**Problem to work on**. Each line from the beginning of the data below through the line containing "float *SampleBuffer;" should be repeated exactly, please.

**Data for the task**.
※ ※ ※

struct ULC_EncoderState_t {
    int    RateHz;
    int    nChan;
    int    BlockSize;
    int    WindowCtrl;
    int    NextWindowCtrl;
    float  BlockComplexity;
    float  TransientFilter[3];
    void  *BufferData;
    float *SampleBuffer;
    float *TransformBuffer;
    float *TransformNoise;
    float *TransformFwdLap;
// ... 118 lines not shown
int  ulcx_encoder_reset_streams_dev(ulcx_encoder *enc, const int32_t *d_slots, int n, void *hipStream);
int  ulcx_encoder_save_streams_dev (ulcx_encoder *enc, const int32_t *d_slots, int n, uint8_t *d_state, void *hipStream);
int  ulcx_encoder_load_streams_dev (ulcx_encoder *enc, const int32_t *d_slots, int n, const uint8_t *d_state, void *hipStream);
int  ulcx_decoder_reset_streams_dev(ulcx_decoder *dec, const int32_t *d_slots, int n, void *hipStream);
int  ulcx_decoder_save_streams_dev (ulcx_decoder *dec, const int32_t *d_slots, int n, uint8_t *d_state, void *hipStream);
int  ulcx_decoder_load_streams_dev (ulcx_decoder *dec, const int32_t *d_slots, int n, const uint8_t *d_state, void *hipStream);
int  ulcx_encode_dev_subset      (ulcx_encoder *enc, const int32_t *d_slots, int n, int mode, float param0, float param1,
                                  const ulcx_rate *d_rate, const float *d_pcm , int nBlocks,
                                  uint8_t *d_out , int32_t *d_bits, int32_t *d_wc, float *d_cplx, void *hipStream);
int  ulcx_encode_dev_pcm16_subset(ulcx_encoder *enc, const int32_t *d_slots, int n, int mode, float param0, float param1,
                                  const ulcx_rate *d_rate, const int16_t *d_pcm16, int nBlocks,
                                  uint8_t *d_out, int32_t *d_bits, int32_t *d_wc, float *d_cplx, void *hipStream);
int  ulcx_analyse_dev_subset     (ulcx_encoder *enc, const int32_t *d_slots, int n, const float *d_pcm, int nBlocks,
                                  int32_t *d_wc, float *d_cplx, void *hipStream);
int  ulcx_decode_dev_subset      (ulcx_decoder *dec, const int32_t *d_slots, int n, const uint8_t *d_in ,
                                  int slotBytes, int nBlocks, float *d_pcm, int32_t *d_bits, void *hipStream);
int  ulcx_decode_dev_pcm16_subset(ulcx_decoder *dec, const int32_t *d_slots, int n, const uint8_t *d_in,
                                  int slotBytes, int nBlocks, int16_t *d_pcm16, int32_t *d_bits, void *hipStream);
int  ulcx_encoder_reset_streams_host(ulcx_encoder *enc, const int32_t *h_slots, int n);
int  ulcx_encoder_save_streams_host (ulcx_encoder *enc, const int32_t *h_slots, int n, uint8_t *h_state);
int  ulcx_encoder_load_streams_host (ulcx_encoder *enc, const int32_t *h_slots, int n, const uint8_t *h_state);
int  ulcx_decoder_reset_streams_host(ulcx_decoder *dec, const int32_t *h_slots, int n);
int  ulcx_decoder_save_streams_host (ulcx_decoder *dec, const int32_t *h_slots, int n, uint8_t *h_state);
int  ulcx_decoder_load_streams_host (ulcx_decoder *dec, const int32_t *h_slots, int n, const uint8_t *h_state);
int  ulcx_encode_host_subset(ulcx_encoder *enc, const int32_t *h_slots, int n, int mode, float param0, float param1,
                             const ulcx_rate *h_rate, const float *h_pcm, int nBlocks,
                             uint8_t *h_out, int32_t *h_bits, int32_t *h_wc, float *h_cplx);
int  ulcx_decode_host_subset(ulcx_decoder *dec, const int32_t *h_slots, int n, const uint8_t *h_in, int slotBytes, int nBlocks,
                             float *h_pcm, int32_t *h_bits);
#define ULCX_STATE_MAGIC_ENC 0x45535855u
#define ULCX_STATE_MAGIC_DEC 0x44535855u
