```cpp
template <bool SEED0>
__global__ __launch_bounds__(FU_NT, 1) void k_hist13_fused(FusedArgs a) {
    constexpr int NT = FU_NT, TILE = FU_TILE, L = 13, CAPB = FU_CAPB;
    const uint64_t seed = SEED0 ? 0ull : a.seed;
    __shared__ uint32_t table[FU_TCAP / 2];
    __shared__ __align__(16) uint16_t bins[2][FU_OWNERS * CAPB];
    __shared__ uint32_t cnt[3][FU_OWNERS];
    __shared__ uint32_t ovf_round[2];
    __shared__ uint64_t red[FU_NW];
    __shared__ uint64_t fin_word;

    const int tid = threadIdx.x;
    const int w = __builtin_amdgcn_readfirstlane(tid >> 6), l = tid & 63;
    const uint32_t p = blockIdx.x;
    const uint32_t mult = a.mult;
    const uint64_t H = 2 * a.nsuper;
    constexpr uint32_t LAG = FU_LAG, SLOTS = FU_SLOTS;
    const uint32_t lo = (uint32_t)(((uint64_t)p * a.m) >> 8);
    const uint32_t hi_b = (uint32_t)min((uint64_t)a.m - 1, (((uint64_t)p + 1) * a.m) >> 8);
    const uint32_t nent = hi_b - lo + 1;

    for (int i = tid; i < FU_TCAP / 2; i += NT) table[i] = 0;
    for (int i = tid; i < 3 * FU_OWNERS; i += NT) (&cnt[0][0])[i] = 0;
    if (tid < 2) ovf_round[tid] = 0;

    const bool owner = l < 16;

    u32x4a S[4][D13_Q];
    const uint32_t lane_off = ((uint32_t)tid * L) & ~3u;
    const uint32_t sh = (((uint32_t)tid * L) & 3u) * 8u;
    auto load_q = [&](auto qc, uint64_t tt) {
        constexpr int q = decltype(qc)::value;
        const uint8_t *tb = a.keys + tt * ((uint64_t)TILE * L);
        const auto rsrc = __builtin_amdgcn_make_buffer_rsrc(const_cast<uint8_t *>(tb), 0, TILE * L + 16, 0x00020000);
#pragma unroll
        for (int j = 0; j < D13_Q; ++j) {
            const auto v = __builtin_amdgcn_raw_buffer_load_b128(rsrc, lane_off, (q * D13_Q + j) * NT * L, 2);
            S[q][j] = u32x4a{v[0], v[1], v[2], v[3]};
        }
    };
    auto hash_q = [&](auto qc, uint32_t *cn, uint32_t bsel) {
        constexpr int q = decltype(qc)::value;
        uint32_t b[D13_Q], o[D13_Q], r[D13_Q];
#pragma unroll
        for (int j = 0; j < D13_Q; ++j)
            b[j] = spooky13_bucket_owner(S[q][j].x, S[q][j].y, S[q][j].z, S[q][j].w, sh, seed, mult, o[j]);
#pragma unroll
        for (int j = 0; j < D13_Q; ++j) r[j] = atomicAdd(&cn[o[j]], 1u);
#pragma unroll
        for (int j = 0; j < D13_Q; ++j) {
            const uint32_t slot = __umul24(o[j], (uint32_t)CAPB) + min(r[j], (uint32_t)CAPB - 1u);
            __builtin_assume(slot < (uint32_t)(FU_OWNERS * CAPB));
            bins[bsel][slot] = (uint16_t)b[j];
        }
    };

    uint32_t o_cnt = 0, o_off = 0, w_off = 0;
    auto write_out = [&](uint64_t y) {
        const uint32_t buf = (uint32_t)(y & 1);
        const uint32_t slot = (uint32_t)(y % SLOTS);
        const auto rsrc = __builtin_amdgcn_make_buffer_rsrc(
            a.ring + (size_t)slot * FU_SLOT_BYTES + (size_t)p * FU_REGION_BYTES, 0, FU_REGION_BYTES, 0x00020000);
        if (owner) {
            const uint32_t hv = (o_off << 16) | o_cnt;
            __builtin_amdgcn_raw_buffer_store_b32(hv, rsrc, 4u * ((uint32_t)w * 16 + (uint32_t)l), 0, 16);
        }
        const uint32_t nch = owner ? (o_cnt + 7) >> 3 : 0;
        const uint32_t st = o_off - w_off;
        const uint32_t total = __builtin_amdgcn_readlane(st + nch, 15);
        for (uint32_t i0 = 0; i0 < total; i0 += 64) {
            const uint32_t i = i0 + l;
            int j = 0;
#pragma unroll
            for (int step = 8; step >= 1; step >>= 1) {
                const uint32_t s_try = __shfl(st, j + step, 64);
                if (s_try <= i) j += step;
            }
            const uint32_t k = i - __shfl(st, j, 64);
            const uint32_t d = (uint32_t)w * 16 + (uint32_t)j;
            if (i < total) {
                const uint4 v = *reinterpret_cast<const uint4 *>(&bins[buf][d * CAPB + 8 * k]);
                __builtin_amdgcn_raw_buffer_store_b128(u32x4{v.x, v.y, v.z, v.w}, rsrc,
                                                       FU_HDR_BYTES + 16u * (w_off + i), 0, 16);
            }
        }
    };
    auto plan_round = [&](uint32_t *cn) -> bool {
        uint32_t c4[4], n4[4], s = 0;
        bool ovf = false;
#pragma unroll
        for (int e = 0; e < 4; ++e) {
            c4[e] = cn[4 * l + e];
            ovf |= c4[e] > (uint32_t)CAPB;
            c4[e] = min(c4[e], (uint32_t)CAPB);
            n4[e] = (c4[e] + 7) >> 3;
            s += n4[e];
        }
        uint32_t x = s;
#pragma unroll
        for (int d = 1; d < 64; d <<= 1) {
            const uint32_t yv = __shfl_up(x, d, 64);
            if (l >= d) x += yv;
        }
        const uint32_t ex = x - s;
        const int src = 4 * w + (l >> 2);
        const uint32_t e = (uint32_t)l & 3;
        const uint32_t pre = __shfl(ex, src, 64);
        const uint32_t c0 = __shfl(c4[0], src, 64), c1 = __shfl(c4[1], src, 64), c2 = __shfl(c4[2], src, 64),
                       c3 = __shfl(c4[3], src, 64);
        const uint32_t n0 = (c0 + 7) >> 3, n1 = (c1 + 7) >> 3, n2 = (c2 + 7) >> 3;
        o_cnt = e == 0 ? c0 : e == 1 ? c1 : e == 2 ? c2 : c3;
        o_off = pre + (e > 0 ? n0 : 0) + (e > 1 ? n1 : 0) + (e > 2 ? n2 : 0);
        w_off = __builtin_amdgcn_readfirstlane(o_off);
        return ovf;
    };

    const uint32_t cprod = (uint32_t)tid >> 2, csub = (uint32_t)tid & 3;
    u32x4 cv[2];
    uint32_t hdr = 0;
    uint32_t hdr_c = 0;
    uint64_t poll = 0;
    bool dead = false;
    uint32_t consumed = 0;
    uint64_t *const pub = a.sync;
    uint64_t *const fin = a.sync + (size_t)FU_SLOTS * FU_SHARDS * FU_LINE_U64;
    uint64_t *const abort_w = fin + FU_LINE_U64;
    uint64_t *const decide = abort_w + FU_LINE_U64;
    auto region_rsrc = [&](uint64_t y) {
        const uint32_t slot = (uint32_t)(y % SLOTS);
        return __builtin_amdgcn_make_buffer_rsrc(a.ring + (size_t)slot * FU_SLOT_BYTES, 0, (uint32_t)FU_SLOT_BYTES,
                                                 0x00020000);
    };
    auto issue_poll = [&](uint64_t y) {
        const uint32_t slot = (uint32_t)(y % SLOTS);
        uint64_t v = 0;
        if (l < FU_SHARDS) v = fu_load_relaxed(pub + ((size_t)slot * FU_SHARDS + l) * FU_LINE_U64);
        poll = v;
    };
    auto poll_sum = [&]() -> uint64_t {
        uint64_t v = poll;
        v += __shfl_xor(v, 1, 64);
        v += __shfl_xor(v, 2, 64);
        v += __shfl_xor(v, 4, 64);
        return __builtin_amdgcn_readfirstlane((uint32_t)v) | ((uint64_t)__builtin_amdgcn_readfirstlane((uint32_t)(v >> 32)) << 32);
    };
    bool any_ovf = false;
    auto wait_round = [&](uint64_t y) {
        const uint32_t expect = (uint32_t)(FU_OWNERS * (y / SLOTS + 1));
        uint64_t v = poll_sum();
        uint32_t spins = 0;
        while (!dead && (uint32_t)v != expect) {
            __builtin_amdgcn_s_sleep(2);
            if (++spins > FU_SPIN_MAX || fu_load_relaxed(abort_w) != 0) {
                dead = true;
                if (l == 0) fu_add_relaxed(abort_w, 1);
                break;
            }
            issue_poll(y);
            v = poll_sum();
        }
        any_ovf |= (v >> 32) != 0;
    };
    auto load_hdr = [&](uint64_t y) {
        hdr = __builtin_amdgcn_raw_buffer_load_b32(region_rsrc(y), cprod * FU_REGION_BYTES + 4u * p, 0, 16);
    };
    auto chunk_off = [&](uint32_t k) { return cprod * FU_REGION_BYTES + FU_HDR_BYTES + 16u * ((hdr_c >> 16) + k); };
    auto consume_load = [&](uint64_t y) {
        hdr_c = hdr;
        const auto rsrc = region_rsrc(y);
#pragma unroll
        for (int i = 0; i < 2; ++i) {
            const auto v = __builtin_amdgcn_raw_buffer_load_b128(rsrc, chunk_off(csub + 4 * i), 0, 16);
            cv[i] = u32x4{v[0], v[1], v[2], v[3]};
        }
    };
    auto add_chunk = [&](const u32x4 &v, uint32_t chunk, uint32_t c) {
#pragma unroll
        for (int e = 0; e < 8; ++e) {
            const uint32_t pos = 8 * chunk + e;
            const uint32_t wv = e < 2 ? v.x : e < 4 ? v.y : e < 6 ? v.z : v.w;
            const uint32_t id = (e & 1) ? wv >> 16 : wv & 0xFFFFu;
            if (pos < c) {
                const uint32_t off = min((id - lo) & 0xFFFFu, (uint32_t)FU_TCAP - 1);
                atomicAdd(&table[off >> 1], 1u << ((off & 1) << 4));
                ++consumed;
            }
        }
    };
    auto consume_add = [&](uint64_t y) {
        const uint32_t c = min(hdr_c & 0xFFFFu, (uint32_t)CAPB);
        add_chunk(cv[0], csub, c);
        add_chunk(cv[1], csub + 4, c);
        const bool far = csub < 2 && c > 8 * (csub + 8);
        if (__any(far)) {
            const auto v = __builtin_amdgcn_raw_buffer_load_b128(region_rsrc(y), chunk_off(csub + 8), 0, 16);
            if (far) add_chunk(u32x4{v[0], v[1], v[2], v[3]}, csub + 8, c);
        }
    };

    uint32_t h3_next = 0;
    auto iter = [&](auto qc, uint64_t h, uint64_t next_t) {
        constexpr int QA = decltype(qc)::value;
        const int64_t yc = (int64_t)h - LAG, yh = yc + 1, yp = yc + 2;
        const uint32_t h3 = h3_next;
        h3_next = h3 == 2 ? 0 : h3 + 1;
        if (h + 1 < H && tid < FU_OWNERS) cnt[h3_next][tid] = 0;
        if (yc >= 0) consume_load((uint64_t)yc);
        if (yh >= 0 && (uint64_t)yh < H) {
            wait_round((uint64_t)yh);
            load_hdr((uint64_t)yh);
        }
        if (yp >= 0 && (uint64_t)yp < H) issue_poll((uint64_t)yp);
        if (h >= 1 && h - 1 < H) write_out(h - 1);
        asm volatile("" ::: "memory");
        if constexpr (QA >= 0) {
            uint32_t *const cn = cnt[h3];
            const uint32_t bsel = (uint32_t)(h & 1);
            hash_q(std::integral_constant<int, QA>{}, cn, bsel);
            load_q(std::integral_constant<int, QA>{}, next_t);
            hash_q(std::integral_constant<int, QA + 1>{}, cn, bsel);
            load_q(std::integral_constant<int, QA + 1>{}, next_t);
        }
        if (yc >= 0 && !dead) consume_add((uint64_t)yc);
        if constexpr (QA >= 0)
            asm volatile("s_waitcnt vmcnt(8)" ::: "memory");
        else
            asm volatile("s_waitcnt vmcnt(0)" ::: "memory");
        __syncthreads();
        if (h < H) {
            const bool ovf = plan_round(cnt[h3]);
            if (ovf) ovf_round[h & 1] = 1;
        }
        if (h >= 1 && h - 1 < H && tid == 0) {
            const uint32_t pb = (uint32_t)((h - 1) & 1);
            const uint64_t ov = ovf_round[pb];
            ovf_round[pb] = 0;
            fu_add_relaxed(pub + ((size_t)((h - 1) % SLOTS) * FU_SHARDS + (p & (FU_SHARDS - 1))) * FU_LINE_U64,
                           1ull + (ov << 32));
        }
    };

    const uint64_t t0 = p;
    load_q(std::integral_constant<int, 0>{}, t0);
    load_q(std::integral_constant<int, 1>{}, t0);
    load_q(std::integral_constant<int, 2>{}, t0);
    load_q(std::integral_constant<int, 3>{}, t0);
    __syncthreads();
    for (uint64_t k = 0; k < a.nsuper; ++k) {
        const uint64_t nt = k + 1 < a.nsuper ? (k + 1) * FU_OWNERS + p : t0;
        iter(std::integral_constant<int, 0>{}, 2 * k, nt);
        iter(std::integral_constant<int, 2>{}, 2 * k + 1, nt);
    }
    for (uint64_t h = H; h < H + LAG; ++h) iter(std::integral_constant<int, -1>{}, h, t0);

    uint64_t tsum = 0;
    for (int i = tid; i < FU_TCAP / 2; i += NT) tsum += (table[i] & 0xFFFFu) + (table[i] >> 16);
    uint64_t diff = (uint64_t)consumed - tsum;
#pragma unroll
    for (int d = 1; d < 64; d <<= 1) diff += __shfl_xor(diff, d, 64);
    if (l == 0) red[w] = diff;
    const int any_dead = __syncthreads_or(dead ? 1 : 0);
    if (tid == 0) {
        uint64_t dsum = 0;
        for (int i = 0; i < FU_NW; ++i) dsum += red[i];
        const bool bad = dsum != 0 || any_dead || any_ovf || fu_load_relaxed(abort_w) != 0;
        const uint64_t now = fu_fetch_add_relaxed(fin, 1ull + ((uint64_t)bad << 32)) + 1ull + ((uint64_t)bad << 32);
        if ((uint32_t)now == (uint32_t)gridDim.x) fu_decide(decide, (now >> 32) ? FU_ABORT : FU_COMMIT);
        uint64_t d = fu_load_relaxed(decide);
        uint32_t spins = 0;
        while (d == 0) {
            __builtin_amdgcn_s_sleep(2);
            if (++spins > FU_SPIN_MAX || fu_load_relaxed(abort_w) != 0) {
                fu_add_relaxed(abort_w, 1);
                fu_decide(decide, FU_ABORT);
            }
            d = fu_load_relaxed(decide);
        }
        fin_word = d;
        if (d == FU_ABORT) atomicOr(a.overflow, 1u);
        if (fu_load_relaxed(abort_w) != 0 && p == 0) atomicAdd(a.overflow + 3, 1u);
    }
    __syncthreads();
    if (fin_word != FU_COMMIT) return;
    for (uint32_t i = tid; i < nent; i += NT) {
        const uint32_t v = (table[i >> 1] >> ((i & 1) << 4)) & 0xFFFFu;
        if (v) atomicAdd(a.counts + lo + i, v);
    }
}

}
```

※ ※ ※

**Worked solution**.
struct ULC_EncoderState_t {
    int    RateHz;
    int    nChan;
    int    BlockSize;
    int    WindowCtrl;
    int    NextWindowCtrl;
    float  BlockComplexity;
    float  TransientFilter[3];
    void  *BufferData;
    float *SampleBuffer;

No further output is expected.